Quanto à qualidade das obras escritas – entretanto foram publicados mais dois livros com grande saída, The Mummy’s Soul (anónimo, 1862) e After Three Thousand Years (Jane G. Austin, 1868) – não iam para além de uma desconfortável banalidade com as múmias a ganharem vida e a vingarem-se dos responsáveis pelo seu regresso à luz e outras patacoadas do género que podem muito bem ter agradado aos leitores de livros de terror de pacotilha mas que nada tinham de histórico ou científico.
A Maldição dos Faraós chegaria aos jornais com foros de sensação. James Henry Breasted, que prosseguiu o trabalho de Howard Carter depois deste se ter recolhido em sua casa, em Inglaterra, alimentou muitas dessas barbaridades, sobretudo quando resolveu contar a um jornalista que, certa vez, ao visitar Carter, a pouco metros da entrada para o jardim, ouviu um grito aflitivo de dor e viu aparecer-lhe uma cobra igual à que encimava a múmia de Tutankhamon. Ora tubérculos! Se era lá tolice que se fosse pôr nas mãos de um pasquineiro. A coisa deu brado, naturalmente, por muito ridícula que fosse. E, logo a seguir, até a morte do canário de Howard mereceu referência na imprensa de escândalos. O homem estava gravemente doente, o passarinho nem na gaiola tinha escapado, andaria o espetro do Faraó-Menino à solta pelas charnecas na Grã-Bretanha?

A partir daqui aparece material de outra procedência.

int cf_pack_conv_weight(const float* w, int cout, int cin, int taps, int cout_pad, int cin_pad,
                        float* packed, cf_stream_t stream);
int64_t cf_packed_weight_elems(int cin_pad, int taps, int cout_pad);
int cf_pack_conv_weight_winograd(const float* w, int cout, int cin, int cout_pad, int cin_pad, float* packed, cf_stream_t stream);
int cf_pack_conv_weight_winograd_f16x2(const float* w, int cout, int cin, int cout_pad, int cin_pad, float scale, void* packed,
                                       cf_stream_t stream);
int cf_pack_conv_weight_winograd43_f16x2(const float* w, int cout, int cin, int cout_pad, int cin_pad, float scale, void* packed,
                                         cf_stream_t stream);
int cf_pack_conv_weight_winograd43(const float* w, int cout, int cin, int cout_pad, int cin_pad, void* packed, cf_stream_t stream);
int cf_pack_conv_weight_winograd_bf16(const float* w, int cout, int cin, int cout_pad, int cin_pad, float scale, void* packed,
                                      cf_stream_t stream);
int cf_pack_linear_weight_f16x2(const float* w, int n, int k, float scale, void* packed, cf_stream_t stream);
int cf_pack_conv_weight_bf16(const float* w, int cout, int cin, int taps, int cout_pad, int cin_pad, void* packed,
                             cf_stream_t stream);
int cf_pack_conv_weight_up2x(const float* w, int cout, int cin, int cout_pad, int cin_pad, float* packed, cf_stream_t stream);
int cf_pack_conv_weight_up2x_bf16(const float* w, int cout, int cin, int cout_pad, int cin_pad, void* packed,
                                  cf_stream_t stream);
int cf_pack_conv_weight_f16(const float* w, int cout, int cin, int taps, int cout_pad, int cin_pad, void* packed,
                            cf_stream_t stream);
int cf_pack_conv_weight_up2x_f16(const float* w, int cout, int cin, int cout_pad, int cin_pad, void* packed,
                                 cf_stream_t stream);
int cf_pack_conv_weight_f16x2(const float* w, int cout, int cin, int up2x, int cout_pad, int cin_pad, float scale, void* packed,
                              cf_stream_t stream);

int cf_groupnorm_stats(const float* x, int batch, int hw, int c, int cpg, double* partial, int parts,
                       cf_stream_t stream);
int cf_act_scale_from_stats(const double* partial, int batch, int nper, float growth, float* scratch, float* act, cf_stream_t stream);
int cf_act_scale_from_tensor(const float* x, int batch, int64_t n_per_image, float growth, float* scratch, float* act, cf_stream_t stream);
int cf_act_scale_fused(const double* partial_a, int nper_a, const double* partial_b, int nper_b, const float* x, int64_t n_per_image, int batch,
                       float growth, uint32_t* cells, float* act, cf_stream_t stream);
int cf_groupnorm_finalize(const double* partial, int batch, int parts, int c, int cpg, int gmerge, int64_t count,
                          const float* gamma, const float* beta, float eps, float* scale, float* shift, int ld,
                          cf_stream_t stream);
int cf_groupnorm_finalize2(const double* partial_a, int parts_a, int c_a, int cpg_a, int gmerge_a, const double* partial_b, int parts_b, int c_b,
                           int cpg_b, int gmerge_b, int batch, int64_t count, const float* gamma, const float* beta, float eps, float* scale,
                           float* shift, int ld, float act_growth, uint32_t* cells, float* act, cf_stream_t stream);

int cf_layernorm(const float* x, int rows, int c, const float* gamma, const float* beta, float eps,
                 const float* pos, int npos, float* y, float* ypos, cf_stream_t stream);

int cf_attention(const float* q, int ldq, const float* k, int ldk, const float* v, int ldv, float* out, int ldo,
                 int batch, int heads, int head_dim, int nkeys, float scale, cf_stream_t stream);

int cf_argmax_rows(const float* logits, int rows, int n, int64_t* idx, cf_stream_t stream);

int cf_codebook_gather_adain(const int64_t* idx, const float* codebook, int codebook_size, const float* lq,
                             int batch, int ntok, int dim, int adain, float eps, float* out, cf_stream_t stream);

Sir Arthur Conan Doyle, o pai de Sherlock Holmes também não perdeu a oportunidade de meter a sua colherada no assunto: a morte de Lord Carnarvon, no dia 19 de Março de 1923, provocada por uma infeção feita por um corte de lâmina de barba sobre a picada de um mosquito, fez disparar a sua imaginação em todos os sentidos – Carnarvon morreu, segundo o autor, por via da exposição exagerada a fungos tóxicos libertados aquando da abertura do mausoléu, fungos esses que tinham estado adormecidos durante milhares de anos e que se tinham libertado para ameaçar a Humanidade. Uma tremenda erisipela instalara-se no corpo do infeliz desfazendo-o por completo. Para que tudo batesse certo com a teoria, mais dois indivíduos que tinham entrado no túmulo dado a conhecer por Carter, George Jay Gould, A. C. Mace e Richard Bethell, todos eles membros da fantástica expedição foram levados pela Senhora da Gadanha nos meses que se seguiram. O faraó perseguia os que o tinham incomodado de uma forma infame. E os especuladores deliravam com isso.